Task statement :: Once you reach the line that holds "const int r0" in the listing below, output it and every line after it through the line that holds "const int64_t nc = n < g.N ? n : g.N - 1;", word for word.

Working data ::

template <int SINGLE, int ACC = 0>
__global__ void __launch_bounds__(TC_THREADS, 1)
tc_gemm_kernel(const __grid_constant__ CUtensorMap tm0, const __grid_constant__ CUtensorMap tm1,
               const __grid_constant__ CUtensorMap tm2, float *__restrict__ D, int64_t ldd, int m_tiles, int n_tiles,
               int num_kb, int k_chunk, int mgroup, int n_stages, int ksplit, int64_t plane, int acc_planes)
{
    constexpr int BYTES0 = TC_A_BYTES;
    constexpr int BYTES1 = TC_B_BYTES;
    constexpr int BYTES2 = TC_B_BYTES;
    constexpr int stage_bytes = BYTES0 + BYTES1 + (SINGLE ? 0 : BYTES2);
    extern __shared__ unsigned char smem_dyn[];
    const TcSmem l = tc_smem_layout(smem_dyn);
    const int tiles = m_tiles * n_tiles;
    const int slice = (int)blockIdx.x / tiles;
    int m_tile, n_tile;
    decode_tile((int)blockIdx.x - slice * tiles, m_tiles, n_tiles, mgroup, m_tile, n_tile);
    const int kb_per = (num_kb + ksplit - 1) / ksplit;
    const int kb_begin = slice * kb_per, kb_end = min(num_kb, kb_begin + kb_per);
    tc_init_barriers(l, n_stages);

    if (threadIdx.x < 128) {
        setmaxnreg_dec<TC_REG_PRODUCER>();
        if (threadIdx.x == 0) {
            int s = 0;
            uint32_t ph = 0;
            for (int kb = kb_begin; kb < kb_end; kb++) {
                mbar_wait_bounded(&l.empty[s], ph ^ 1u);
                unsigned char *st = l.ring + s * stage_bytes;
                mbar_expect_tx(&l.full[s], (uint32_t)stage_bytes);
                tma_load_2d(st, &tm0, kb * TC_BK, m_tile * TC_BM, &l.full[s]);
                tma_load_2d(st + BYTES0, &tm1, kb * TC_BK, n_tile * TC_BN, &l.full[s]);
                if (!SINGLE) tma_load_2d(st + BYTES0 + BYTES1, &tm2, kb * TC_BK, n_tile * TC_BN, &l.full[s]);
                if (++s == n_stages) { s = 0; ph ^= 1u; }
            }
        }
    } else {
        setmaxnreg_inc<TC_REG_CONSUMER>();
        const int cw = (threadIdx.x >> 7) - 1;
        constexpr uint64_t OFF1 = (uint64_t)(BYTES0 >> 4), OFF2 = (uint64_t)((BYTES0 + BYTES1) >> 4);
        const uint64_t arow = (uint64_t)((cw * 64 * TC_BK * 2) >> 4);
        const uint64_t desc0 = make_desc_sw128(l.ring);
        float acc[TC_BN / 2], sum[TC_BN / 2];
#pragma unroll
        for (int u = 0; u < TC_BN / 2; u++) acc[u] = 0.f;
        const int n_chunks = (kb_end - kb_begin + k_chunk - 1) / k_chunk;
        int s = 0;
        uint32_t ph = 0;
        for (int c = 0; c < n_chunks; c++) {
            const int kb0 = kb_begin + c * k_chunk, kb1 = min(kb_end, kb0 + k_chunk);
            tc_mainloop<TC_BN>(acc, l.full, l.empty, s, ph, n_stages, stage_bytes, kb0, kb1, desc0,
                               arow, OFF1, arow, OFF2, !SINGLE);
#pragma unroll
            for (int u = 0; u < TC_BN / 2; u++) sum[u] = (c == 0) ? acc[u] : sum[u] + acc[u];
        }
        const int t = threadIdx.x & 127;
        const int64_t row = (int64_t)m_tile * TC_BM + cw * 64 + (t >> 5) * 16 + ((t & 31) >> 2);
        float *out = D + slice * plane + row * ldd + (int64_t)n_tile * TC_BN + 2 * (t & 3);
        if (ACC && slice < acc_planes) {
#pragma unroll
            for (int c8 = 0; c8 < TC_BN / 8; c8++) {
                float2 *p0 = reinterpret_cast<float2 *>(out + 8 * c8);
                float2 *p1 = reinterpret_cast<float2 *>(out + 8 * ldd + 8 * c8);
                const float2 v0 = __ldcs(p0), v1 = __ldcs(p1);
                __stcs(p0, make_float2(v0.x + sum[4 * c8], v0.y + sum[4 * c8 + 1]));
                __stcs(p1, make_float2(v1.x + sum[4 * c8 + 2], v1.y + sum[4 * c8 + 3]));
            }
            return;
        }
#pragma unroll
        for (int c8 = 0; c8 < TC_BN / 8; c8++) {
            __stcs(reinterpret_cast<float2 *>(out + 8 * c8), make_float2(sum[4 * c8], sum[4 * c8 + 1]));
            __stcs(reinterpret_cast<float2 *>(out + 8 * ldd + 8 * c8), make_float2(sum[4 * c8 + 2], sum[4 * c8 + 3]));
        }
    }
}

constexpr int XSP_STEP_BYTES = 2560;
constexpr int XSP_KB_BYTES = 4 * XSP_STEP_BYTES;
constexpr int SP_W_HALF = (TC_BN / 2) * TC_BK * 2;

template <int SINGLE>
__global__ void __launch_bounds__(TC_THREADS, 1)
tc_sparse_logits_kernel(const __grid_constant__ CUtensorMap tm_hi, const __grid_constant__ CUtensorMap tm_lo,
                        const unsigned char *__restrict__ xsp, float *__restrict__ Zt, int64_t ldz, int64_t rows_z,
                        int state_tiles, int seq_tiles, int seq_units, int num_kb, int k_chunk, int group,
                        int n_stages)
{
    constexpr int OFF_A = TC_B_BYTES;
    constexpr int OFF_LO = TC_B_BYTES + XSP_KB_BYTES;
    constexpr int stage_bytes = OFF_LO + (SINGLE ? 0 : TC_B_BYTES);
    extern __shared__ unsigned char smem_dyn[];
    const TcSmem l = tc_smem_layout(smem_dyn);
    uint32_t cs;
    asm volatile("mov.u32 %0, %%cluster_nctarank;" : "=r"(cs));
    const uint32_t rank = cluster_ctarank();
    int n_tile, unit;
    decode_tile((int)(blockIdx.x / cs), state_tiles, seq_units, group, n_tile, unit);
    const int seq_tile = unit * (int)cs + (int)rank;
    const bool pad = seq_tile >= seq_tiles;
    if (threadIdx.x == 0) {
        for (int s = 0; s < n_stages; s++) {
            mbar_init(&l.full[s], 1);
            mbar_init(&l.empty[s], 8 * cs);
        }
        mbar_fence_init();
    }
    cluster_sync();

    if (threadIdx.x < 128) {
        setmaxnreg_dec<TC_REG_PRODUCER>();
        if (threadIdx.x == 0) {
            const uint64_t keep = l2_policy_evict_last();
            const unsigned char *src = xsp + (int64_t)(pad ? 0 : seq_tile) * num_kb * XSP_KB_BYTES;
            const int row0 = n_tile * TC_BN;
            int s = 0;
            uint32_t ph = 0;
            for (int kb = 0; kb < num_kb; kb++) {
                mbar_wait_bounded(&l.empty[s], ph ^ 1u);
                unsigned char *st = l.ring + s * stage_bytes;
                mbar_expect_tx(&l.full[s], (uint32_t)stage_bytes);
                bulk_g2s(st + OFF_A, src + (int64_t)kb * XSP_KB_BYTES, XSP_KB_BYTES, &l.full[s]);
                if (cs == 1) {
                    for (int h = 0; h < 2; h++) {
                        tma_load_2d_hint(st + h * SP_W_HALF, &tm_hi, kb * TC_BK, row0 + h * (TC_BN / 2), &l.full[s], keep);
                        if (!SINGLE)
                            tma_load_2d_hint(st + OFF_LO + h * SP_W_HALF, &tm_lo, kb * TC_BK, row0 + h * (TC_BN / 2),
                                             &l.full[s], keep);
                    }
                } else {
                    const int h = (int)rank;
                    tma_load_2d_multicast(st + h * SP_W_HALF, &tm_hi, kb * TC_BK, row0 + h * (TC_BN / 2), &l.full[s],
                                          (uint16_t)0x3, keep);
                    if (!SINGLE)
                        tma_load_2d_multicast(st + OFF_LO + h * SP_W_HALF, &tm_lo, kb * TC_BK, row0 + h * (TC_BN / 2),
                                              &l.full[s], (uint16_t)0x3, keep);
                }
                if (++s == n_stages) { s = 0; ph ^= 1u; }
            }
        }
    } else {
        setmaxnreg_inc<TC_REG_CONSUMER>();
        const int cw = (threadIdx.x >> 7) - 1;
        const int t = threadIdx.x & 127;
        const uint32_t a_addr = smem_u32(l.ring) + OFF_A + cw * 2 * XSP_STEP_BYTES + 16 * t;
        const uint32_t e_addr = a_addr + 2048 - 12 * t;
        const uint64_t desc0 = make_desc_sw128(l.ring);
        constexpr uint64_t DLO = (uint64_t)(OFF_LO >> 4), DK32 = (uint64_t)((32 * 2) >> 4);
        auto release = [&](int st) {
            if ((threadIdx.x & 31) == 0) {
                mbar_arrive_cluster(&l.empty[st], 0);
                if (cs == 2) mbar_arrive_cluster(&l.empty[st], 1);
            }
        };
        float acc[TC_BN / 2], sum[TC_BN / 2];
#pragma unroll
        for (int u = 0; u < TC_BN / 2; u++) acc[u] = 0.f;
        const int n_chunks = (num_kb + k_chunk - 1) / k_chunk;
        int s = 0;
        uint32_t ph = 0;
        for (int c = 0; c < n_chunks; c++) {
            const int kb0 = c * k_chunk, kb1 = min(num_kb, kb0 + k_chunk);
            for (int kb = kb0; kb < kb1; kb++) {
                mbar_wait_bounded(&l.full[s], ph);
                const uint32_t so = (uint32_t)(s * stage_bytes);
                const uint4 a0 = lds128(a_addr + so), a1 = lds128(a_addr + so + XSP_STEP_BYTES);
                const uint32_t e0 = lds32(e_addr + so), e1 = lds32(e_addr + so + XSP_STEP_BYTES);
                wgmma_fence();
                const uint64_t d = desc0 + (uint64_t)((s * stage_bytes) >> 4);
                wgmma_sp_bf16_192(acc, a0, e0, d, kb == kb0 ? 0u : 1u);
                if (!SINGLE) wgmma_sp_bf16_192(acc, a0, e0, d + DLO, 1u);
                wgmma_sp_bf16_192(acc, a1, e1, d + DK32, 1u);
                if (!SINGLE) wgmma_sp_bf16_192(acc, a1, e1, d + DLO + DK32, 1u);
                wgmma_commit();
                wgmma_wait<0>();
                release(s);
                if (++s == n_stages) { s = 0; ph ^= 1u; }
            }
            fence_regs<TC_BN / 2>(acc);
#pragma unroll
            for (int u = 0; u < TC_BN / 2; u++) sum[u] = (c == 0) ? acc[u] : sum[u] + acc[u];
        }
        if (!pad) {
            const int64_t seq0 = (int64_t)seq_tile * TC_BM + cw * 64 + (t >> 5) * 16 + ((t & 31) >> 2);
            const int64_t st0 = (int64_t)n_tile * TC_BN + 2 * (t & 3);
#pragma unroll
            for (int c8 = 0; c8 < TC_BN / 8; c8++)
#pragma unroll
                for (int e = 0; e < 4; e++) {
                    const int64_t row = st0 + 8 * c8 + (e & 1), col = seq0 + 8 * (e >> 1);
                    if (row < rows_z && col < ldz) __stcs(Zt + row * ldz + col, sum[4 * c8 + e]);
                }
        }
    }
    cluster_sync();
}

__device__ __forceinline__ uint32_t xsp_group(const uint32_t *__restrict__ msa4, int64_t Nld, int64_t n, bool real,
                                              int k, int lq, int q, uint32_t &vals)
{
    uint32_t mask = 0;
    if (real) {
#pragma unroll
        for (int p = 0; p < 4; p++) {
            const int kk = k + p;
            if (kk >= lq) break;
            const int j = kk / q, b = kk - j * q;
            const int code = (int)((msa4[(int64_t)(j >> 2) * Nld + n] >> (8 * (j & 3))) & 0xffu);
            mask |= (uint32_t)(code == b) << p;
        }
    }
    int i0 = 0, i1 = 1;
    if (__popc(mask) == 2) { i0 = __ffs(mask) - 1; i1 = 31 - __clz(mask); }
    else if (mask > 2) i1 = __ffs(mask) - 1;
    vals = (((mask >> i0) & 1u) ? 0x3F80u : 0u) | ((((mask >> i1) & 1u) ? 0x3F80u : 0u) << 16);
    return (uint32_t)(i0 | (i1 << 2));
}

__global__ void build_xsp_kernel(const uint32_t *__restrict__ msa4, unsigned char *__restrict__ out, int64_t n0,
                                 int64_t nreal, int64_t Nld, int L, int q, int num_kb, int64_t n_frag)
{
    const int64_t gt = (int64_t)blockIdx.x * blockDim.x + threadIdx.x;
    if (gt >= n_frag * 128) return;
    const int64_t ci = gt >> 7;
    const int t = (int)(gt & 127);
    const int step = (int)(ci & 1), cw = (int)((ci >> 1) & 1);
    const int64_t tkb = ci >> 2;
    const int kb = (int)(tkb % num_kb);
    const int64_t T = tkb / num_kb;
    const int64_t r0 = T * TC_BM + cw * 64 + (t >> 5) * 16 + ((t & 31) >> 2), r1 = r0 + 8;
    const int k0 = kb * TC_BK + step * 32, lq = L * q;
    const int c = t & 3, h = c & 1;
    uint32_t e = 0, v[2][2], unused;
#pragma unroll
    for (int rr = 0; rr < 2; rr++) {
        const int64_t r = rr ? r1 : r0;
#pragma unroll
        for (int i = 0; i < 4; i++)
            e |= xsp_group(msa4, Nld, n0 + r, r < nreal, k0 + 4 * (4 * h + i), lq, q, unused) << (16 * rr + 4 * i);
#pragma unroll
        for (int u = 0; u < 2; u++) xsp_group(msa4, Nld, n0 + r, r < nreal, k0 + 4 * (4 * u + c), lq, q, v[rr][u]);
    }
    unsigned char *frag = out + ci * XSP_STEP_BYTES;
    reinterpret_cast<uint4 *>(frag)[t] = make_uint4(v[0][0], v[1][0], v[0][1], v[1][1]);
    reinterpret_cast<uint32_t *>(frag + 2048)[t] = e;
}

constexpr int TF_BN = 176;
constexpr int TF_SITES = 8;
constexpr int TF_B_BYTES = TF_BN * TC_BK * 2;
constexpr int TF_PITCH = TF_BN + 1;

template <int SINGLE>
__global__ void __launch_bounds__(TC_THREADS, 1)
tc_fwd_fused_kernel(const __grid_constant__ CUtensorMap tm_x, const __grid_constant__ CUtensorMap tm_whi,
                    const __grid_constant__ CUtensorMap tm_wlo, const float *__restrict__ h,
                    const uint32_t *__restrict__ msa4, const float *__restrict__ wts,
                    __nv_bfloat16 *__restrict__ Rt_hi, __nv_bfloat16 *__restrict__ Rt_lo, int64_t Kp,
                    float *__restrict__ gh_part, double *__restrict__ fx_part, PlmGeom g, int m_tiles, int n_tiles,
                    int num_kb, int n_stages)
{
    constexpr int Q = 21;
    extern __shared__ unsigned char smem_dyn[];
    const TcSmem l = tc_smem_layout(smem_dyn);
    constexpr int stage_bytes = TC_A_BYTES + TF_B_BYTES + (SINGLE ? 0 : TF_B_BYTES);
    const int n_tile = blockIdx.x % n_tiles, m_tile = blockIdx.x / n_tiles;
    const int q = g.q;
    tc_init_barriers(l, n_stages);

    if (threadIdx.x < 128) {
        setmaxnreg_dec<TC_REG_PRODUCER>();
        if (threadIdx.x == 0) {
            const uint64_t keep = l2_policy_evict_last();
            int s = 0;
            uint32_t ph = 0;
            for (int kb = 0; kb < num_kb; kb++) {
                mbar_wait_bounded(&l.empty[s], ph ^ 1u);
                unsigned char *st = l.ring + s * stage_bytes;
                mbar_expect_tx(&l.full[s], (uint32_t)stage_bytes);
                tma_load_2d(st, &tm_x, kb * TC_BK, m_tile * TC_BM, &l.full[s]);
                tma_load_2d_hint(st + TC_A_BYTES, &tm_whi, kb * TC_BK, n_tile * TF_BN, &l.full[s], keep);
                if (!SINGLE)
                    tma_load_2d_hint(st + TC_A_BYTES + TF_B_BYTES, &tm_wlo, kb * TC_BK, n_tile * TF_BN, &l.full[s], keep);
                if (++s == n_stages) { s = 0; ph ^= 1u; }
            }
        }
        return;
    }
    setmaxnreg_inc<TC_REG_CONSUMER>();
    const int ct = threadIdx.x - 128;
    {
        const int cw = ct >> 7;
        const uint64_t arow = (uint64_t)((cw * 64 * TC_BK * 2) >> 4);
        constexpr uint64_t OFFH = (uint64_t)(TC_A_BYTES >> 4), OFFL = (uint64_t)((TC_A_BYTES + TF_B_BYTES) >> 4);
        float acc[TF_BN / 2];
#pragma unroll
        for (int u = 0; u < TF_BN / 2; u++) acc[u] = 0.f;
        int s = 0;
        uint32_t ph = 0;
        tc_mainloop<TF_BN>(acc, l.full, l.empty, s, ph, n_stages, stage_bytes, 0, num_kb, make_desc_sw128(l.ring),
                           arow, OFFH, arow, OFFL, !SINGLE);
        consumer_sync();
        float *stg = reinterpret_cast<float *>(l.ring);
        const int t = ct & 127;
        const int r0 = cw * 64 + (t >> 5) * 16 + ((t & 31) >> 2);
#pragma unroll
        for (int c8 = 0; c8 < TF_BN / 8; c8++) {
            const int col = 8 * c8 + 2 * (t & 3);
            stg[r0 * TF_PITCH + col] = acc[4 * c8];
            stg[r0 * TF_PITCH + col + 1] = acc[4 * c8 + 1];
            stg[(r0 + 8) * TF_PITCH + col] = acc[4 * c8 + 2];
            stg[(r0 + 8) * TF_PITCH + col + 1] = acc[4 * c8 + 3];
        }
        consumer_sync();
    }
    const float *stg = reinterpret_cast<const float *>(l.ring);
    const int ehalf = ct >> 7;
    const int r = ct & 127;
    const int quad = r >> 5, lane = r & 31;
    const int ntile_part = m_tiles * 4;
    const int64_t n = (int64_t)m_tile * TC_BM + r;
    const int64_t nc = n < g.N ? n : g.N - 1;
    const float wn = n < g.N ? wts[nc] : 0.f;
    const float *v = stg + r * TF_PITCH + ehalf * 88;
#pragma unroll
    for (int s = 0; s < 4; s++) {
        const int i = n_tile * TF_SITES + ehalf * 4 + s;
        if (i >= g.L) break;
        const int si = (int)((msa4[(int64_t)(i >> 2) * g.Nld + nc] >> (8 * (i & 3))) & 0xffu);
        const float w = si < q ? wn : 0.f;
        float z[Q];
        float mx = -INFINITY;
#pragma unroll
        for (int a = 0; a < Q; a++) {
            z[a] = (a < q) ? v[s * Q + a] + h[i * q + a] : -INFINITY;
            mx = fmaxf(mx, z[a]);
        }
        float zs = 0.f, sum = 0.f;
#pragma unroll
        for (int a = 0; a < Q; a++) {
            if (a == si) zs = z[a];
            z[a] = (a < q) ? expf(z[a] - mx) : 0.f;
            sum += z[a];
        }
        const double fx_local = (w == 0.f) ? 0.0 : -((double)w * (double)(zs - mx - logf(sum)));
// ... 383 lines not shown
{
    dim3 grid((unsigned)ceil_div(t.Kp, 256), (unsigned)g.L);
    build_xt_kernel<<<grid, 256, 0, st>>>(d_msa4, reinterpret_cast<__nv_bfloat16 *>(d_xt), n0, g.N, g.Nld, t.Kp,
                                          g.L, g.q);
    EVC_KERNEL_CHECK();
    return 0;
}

Answer below ::
        const int r0 = cw * 64 + (t >> 5) * 16 + ((t & 31) >> 2);
#pragma unroll
        for (int c8 = 0; c8 < TF_BN / 8; c8++) {
            const int col = 8 * c8 + 2 * (t & 3);
            stg[r0 * TF_PITCH + col] = acc[4 * c8];
            stg[r0 * TF_PITCH + col + 1] = acc[4 * c8 + 1];
            stg[(r0 + 8) * TF_PITCH + col] = acc[4 * c8 + 2];
            stg[(r0 + 8) * TF_PITCH + col + 1] = acc[4 * c8 + 3];
        }
        consumer_sync();
    }
    const float *stg = reinterpret_cast<const float *>(l.ring);
    const int ehalf = ct >> 7;
    const int r = ct & 127;
    const int quad = r >> 5, lane = r & 31;
    const int ntile_part = m_tiles * 4;
    const int64_t n = (int64_t)m_tile * TC_BM + r;
    const int64_t nc = n < g.N ? n : g.N - 1;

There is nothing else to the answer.